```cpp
void hmogp_engine::row_pass() {
  const long long MM = (long long)M * M;
  const int ldz = Q * P;
  const bool want_hyper = (group_mask & (HMOGP_GROUP_HYPER | HMOGP_GROUP_Z)) != 0;
  const bool want_z = (group_mask & HMOGP_GROUP_Z) != 0;
  const long long ldn = ws_rows;
  if (!kuf_prefetched) HIP_TRY(hipMemsetAsync(stats.p, 0, sizeof(double) * nstats, st));
  const int tiles = (M + 127) / 128;
  const long long wtiles = (ws_rows + 127) / 128;
  const long long sK = ldn * M;
  const int ncb = (M + 127) / 128;
  for (auto& pl : pools) {
    const long long n = pl.back().off + pl.back().n;
    int* rw = use_windows ? winrow.as<int>() : nullptr;
    int* cw = use_windows ? wincol.as<int>() : nullptr;
    const double* X = tasks[pl[0].t].X.d() + pl[0].r0 * P;
    const bool prefetched = &pl == &pools[0] && kuf_prefetched;
    if (pl.size() > 1) {
      if (!prefetched) stage_pool_inputs(pl, st);
      X = Xws.d();
    }
    if (!prefetched && !small_rows) kuf_pool(pl, st);
    const long long sPart = 4LL * FWD_PARTS * tiles * ldn;
    const long long clen = (long long)M * (2 + P);
    static const bool col_sl_env = [] {
      const char* e = getenv("HMOGP_COL_SL");
      return !(e && e[0] == '0');
    }();
    const bool col_sl = want_hyper && !small_rows && col_sl_env;
    const long long csplit = col_split(n);
    const long long nsp = (n + csplit - 1) / csplit;

    auto quad_segment = [&](const Seg& sg) {
      Task& k = tasks[sg.t];
      QuadArgs qa;
      qa.lik = k.lik, qa.lik_param = k.qparam, qa.dimf = k.dimf, qa.Q = Q, qa.N = sg.n;
      qa.y = k.quad_y() + sg.r0;
      qa.yaux = k.Yaux.p ? k.Yaux.d() + sg.r0 : nullptr;
      qa.p = vp.d() + sg.off, qa.c = vc.d() + sg.off;
      const bool row_sl = want_hyper && !col_sl;
// ... 95 lines not shown
      const bool row_sl = want_hyper && !col_sl;
      qm.p = vp.d(), qm.c = vc.d(), qm.pt = row_sl ? vpt.d() : nullptr, qm.ct = row_sl ? vct.d() : nullptr;
      qm.Wd = dW.d(), qm.W0d = dsmall.d() + oW0, qm.kapd = dkap.d(), qm.vard = dvar.d(), qm.scale_base = dsmall.d() + oBs;
      qm.quirks = quirks;
      qm.alpha = valpha.d(), qm.beta = vbeta.d(), qm.alpha0 = valpha0.d(), qm.beta0 = vbeta0.d(), qm.partials = quadpart.d();
      long long part = 0;
      for (size_t i = 0; i < pl.size(); ++i) {
        const Seg& sg = pl[i];
        Task& k = tasks[sg.t];
        QuadSeg& g = qm.seg[i];
        g.lik = k.lik, g.dimf = k.dimf, g.d0 = k.d0, g.t = sg.t, g.lik_param = k.qparam, g.N = sg.n, g.off = sg.off;
        g.y = k.quad_y() + sg.r0, g.yaux = k.Yaux.p ? k.Yaux.d() + sg.r0 : nullptr;
        auto& r = qred.s[qred.nseg++];
        r.part = quadpart.d() + part, r.nrows = quad_blocks(k.lik, sg.n), r.nscal = k.nscal, r.off = k.offsets.as<long long>();
        part += r.nrows * k.nscal;
      }
      if (quad_multi || quad_multi_specialised(qm)) {
        Scope sc(this, CAT_QUAD, quad_multi ? 1 : 2);
        launch_quad_multi(qm, st);
        if (!quad_multi) launch_reduce_rows_multi(qred, stats.d(), st);
      } else {
        Scope sc(this, CAT_QUAD, 2 * (int)pl.size());
        for (auto& sg : pl) quad_segment(sg);
      }
    } else {
      Scope sc(this, CAT_QUAD, 2 * (int)pl.size());
      for (auto& sg : pl) quad_segment(sg);
    }
    if (small_rows) {
      Scope sc(this, CAT_GRAM, 2);
      launch_small_bwd(sr, st, quad_multi ? &qred : nullptr);
      continue;
    }
    colstats_rows(0, n, 0);
    {
      const int ksplit = use_windows ? std::min(8, gram_ksplit(n, M)) : gram_ksplit(n, M);
      slabs.ensure(sizeof(double) * MM * ksplit * Q, true);
      GemmArgs g;
      g.A = strict ? Ah.d() : Kh.d(), g.lda = M, g.a_kmajor = 1, g.sA = sK;
      g.B = g.A, g.ldb = M, g.b_kmajor = 1, g.sB = sK;
      g.kscale = vbeta.d(), g.sS = ldn;
      g.C = slabs.d(), g.ldc = M, g.sC = MM * ksplit;
      g.M = g.N = M, g.K = (int)n;
      g.nbatch = Q;
      g.lower_only = 1;
      g.ksplit = ksplit, g.sSplit = MM;
      g.role = 2;
      static const int bal = [] {
        const char* e = getenv("HMOGP_DIAG_BALANCE");
        return e ? atoi(e) : 1;
      }();
      g.diag_balance = bal;
      g.win = cw, g.win_stride = 2 * ncb;
      {
        Scope sc(this, CAT_GRAM, 1);
        launch_gemm_rowpass_or_general(g, st);
      }
      {
        Scope sc(this, CAT_COLSTATS, 1, st2);
        launch_reduce_slabs(colpart.d(), (int)nsp, clen, (long long)M * (1 + P), Hq(0) + oR, true, st2, Q, nsp * clen, per_q);
        if (col_sl) {
          launch_reduce_slabs(colpart.d() + (long long)M * (1 + P), (int)nsp, clen, M, colred.d(), false, st2, Q, nsp * clen, M);
          launch_sum_cols(colred.d(), Q, M, Hq(0) + oSL, per_q, st2);
        }
      }
      HIP_TRY(hipEventRecord(ev_col, st2));
      Scope sc2(this, CAT_COLSTATS, 1);
      launch_reduce_slabs_lower(slabs.d(), ksplit, M, Hq(0), true, st, Q, MM * ksplit, per_q);
    }
    HIP_TRY(hipStreamWaitEvent(st, ev_col, 0));
  }
}
```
━━━━━━━━━━━━━━━━
INSTRUCTIONS FOR THE TASK: Retype each record. Keep every character as it is.

WRITTEN REPLY:
```cpp
void hmogp_engine::row_pass() {
  const long long MM = (long long)M * M;
  const int ldz = Q * P;
  const bool want_hyper = (group_mask & (HMOGP_GROUP_HYPER | HMOGP_GROUP_Z)) != 0;
  const bool want_z = (group_mask & HMOGP_GROUP_Z) != 0;
  const long long ldn = ws_rows;
  if (!kuf_prefetched) HIP_TRY(hipMemsetAsync(stats.p, 0, sizeof(double) * nstats, st));
  const int tiles = (M + 127) / 128;
  const long long wtiles = (ws_rows + 127) / 128;
  const long long sK = ldn * M;
  const int ncb = (M + 127) / 128;
  for (auto& pl : pools) {
    const long long n = pl.back().off + pl.back().n;
    int* rw = use_windows ? winrow.as<int>() : nullptr;
    int* cw = use_windows ? wincol.as<int>() : nullptr;
    const double* X = tasks[pl[0].t].X.d() + pl[0].r0 * P;
    const bool prefetched = &pl == &pools[0] && kuf_prefetched;
    if (pl.size() > 1) {
      if (!prefetched) stage_pool_inputs(pl, st);
      X = Xws.d();
    }
    if (!prefetched && !small_rows) kuf_pool(pl, st);
    const long long sPart = 4LL * FWD_PARTS * tiles * ldn;
    const long long clen = (long long)M * (2 + P);
    static const bool col_sl_env = [] {
      const char* e = getenv("HMOGP_COL_SL");
      return !(e && e[0] == '0');
    }();
    const bool col_sl = want_hyper && !small_rows && col_sl_env;
    const long long csplit = col_split(n);
    const long long nsp = (n + csplit - 1) / csplit;

    auto quad_segment = [&](const Seg& sg) {
      Task& k = tasks[sg.t];
      QuadArgs qa;
      qa.lik = k.lik, qa.lik_param = k.qparam, qa.dimf = k.dimf, qa.Q = Q, qa.N = sg.n;
      qa.y = k.quad_y() + sg.r0;
      qa.yaux = k.Yaux.p ? k.Yaux.d() + sg.r0 : nullptr;
      qa.p = vp.d() + sg.off, qa.c = vc.d() + sg.off;
      const bool row_sl = want_hyper && !col_sl;
// ... 95 lines not shown
      const bool row_sl = want_hyper && !col_sl;
      qm.p = vp.d(), qm.c = vc.d(), qm.pt = row_sl ? vpt.d() : nullptr, qm.ct = row_sl ? vct.d() : nullptr;
      qm.Wd = dW.d(), qm.W0d = dsmall.d() + oW0, qm.kapd = dkap.d(), qm.vard = dvar.d(), qm.scale_base = dsmall.d() + oBs;
      qm.quirks = quirks;
      qm.alpha = valpha.d(), qm.beta = vbeta.d(), qm.alpha0 = valpha0.d(), qm.beta0 = vbeta0.d(), qm.partials = quadpart.d();
      long long part = 0;
      for (size_t i = 0; i < pl.size(); ++i) {
        const Seg& sg = pl[i];
        Task& k = tasks[sg.t];
        QuadSeg& g = qm.seg[i];
        g.lik = k.lik, g.dimf = k.dimf, g.d0 = k.d0, g.t = sg.t, g.lik_param = k.qparam, g.N = sg.n, g.off = sg.off;
        g.y = k.quad_y() + sg.r0, g.yaux = k.Yaux.p ? k.Yaux.d() + sg.r0 : nullptr;
        auto& r = qred.s[qred.nseg++];
        r.part = quadpart.d() + part, r.nrows = quad_blocks(k.lik, sg.n), r.nscal = k.nscal, r.off = k.offsets.as<long long>();
        part += r.nrows * k.nscal;
      }
      if (quad_multi || quad_multi_specialised(qm)) {
        Scope sc(this, CAT_QUAD, quad_multi ? 1 : 2);
        launch_quad_multi(qm, st);
        if (!quad_multi) launch_reduce_rows_multi(qred, stats.d(), st);
      } else {
        Scope sc(this, CAT_QUAD, 2 * (int)pl.size());
        for (auto& sg : pl) quad_segment(sg);
      }
    } else {
      Scope sc(this, CAT_QUAD, 2 * (int)pl.size());
      for (auto& sg : pl) quad_segment(sg);
    }
    if (small_rows) {
      Scope sc(this, CAT_GRAM, 2);
      launch_small_bwd(sr, st, quad_multi ? &qred : nullptr);
      continue;
    }
    colstats_rows(0, n, 0);
    {
      const int ksplit = use_windows ? std::min(8, gram_ksplit(n, M)) : gram_ksplit(n, M);
      slabs.ensure(sizeof(double) * MM * ksplit * Q, true);
      GemmArgs g;
      g.A = strict ? Ah.d() : Kh.d(), g.lda = M, g.a_kmajor = 1, g.sA = sK;
      g.B = g.A, g.ldb = M, g.b_kmajor = 1, g.sB = sK;
      g.kscale = vbeta.d(), g.sS = ldn;
      g.C = slabs.d(), g.ldc = M, g.sC = MM * ksplit;
      g.M = g.N = M, g.K = (int)n;
      g.nbatch = Q;
      g.lower_only = 1;
      g.ksplit = ksplit, g.sSplit = MM;
      g.role = 2;
      static const int bal = [] {
        const char* e = getenv("HMOGP_DIAG_BALANCE");
        return e ? atoi(e) : 1;
      }();
      g.diag_balance = bal;
      g.win = cw, g.win_stride = 2 * ncb;
      {
        Scope sc(this, CAT_GRAM, 1);
        launch_gemm_rowpass_or_general(g, st);
      }
      {
        Scope sc(this, CAT_COLSTATS, 1, st2);
        launch_reduce_slabs(colpart.d(), (int)nsp, clen, (long long)M * (1 + P), Hq(0) + oR, true, st2, Q, nsp * clen, per_q);
        if (col_sl) {
          launch_reduce_slabs(colpart.d() + (long long)M * (1 + P), (int)nsp, clen, M, colred.d(), false, st2, Q, nsp * clen, M);
          launch_sum_cols(colred.d(), Q, M, Hq(0) + oSL, per_q, st2);
        }
      }
      HIP_TRY(hipEventRecord(ev_col, st2));
      Scope sc2(this, CAT_COLSTATS, 1);
      launch_reduce_slabs_lower(slabs.d(), ksplit, M, Hq(0), true, st, Q, MM * ksplit, per_q);
    }
    HIP_TRY(hipStreamWaitEvent(st, ev_col, 0));
  }
}
```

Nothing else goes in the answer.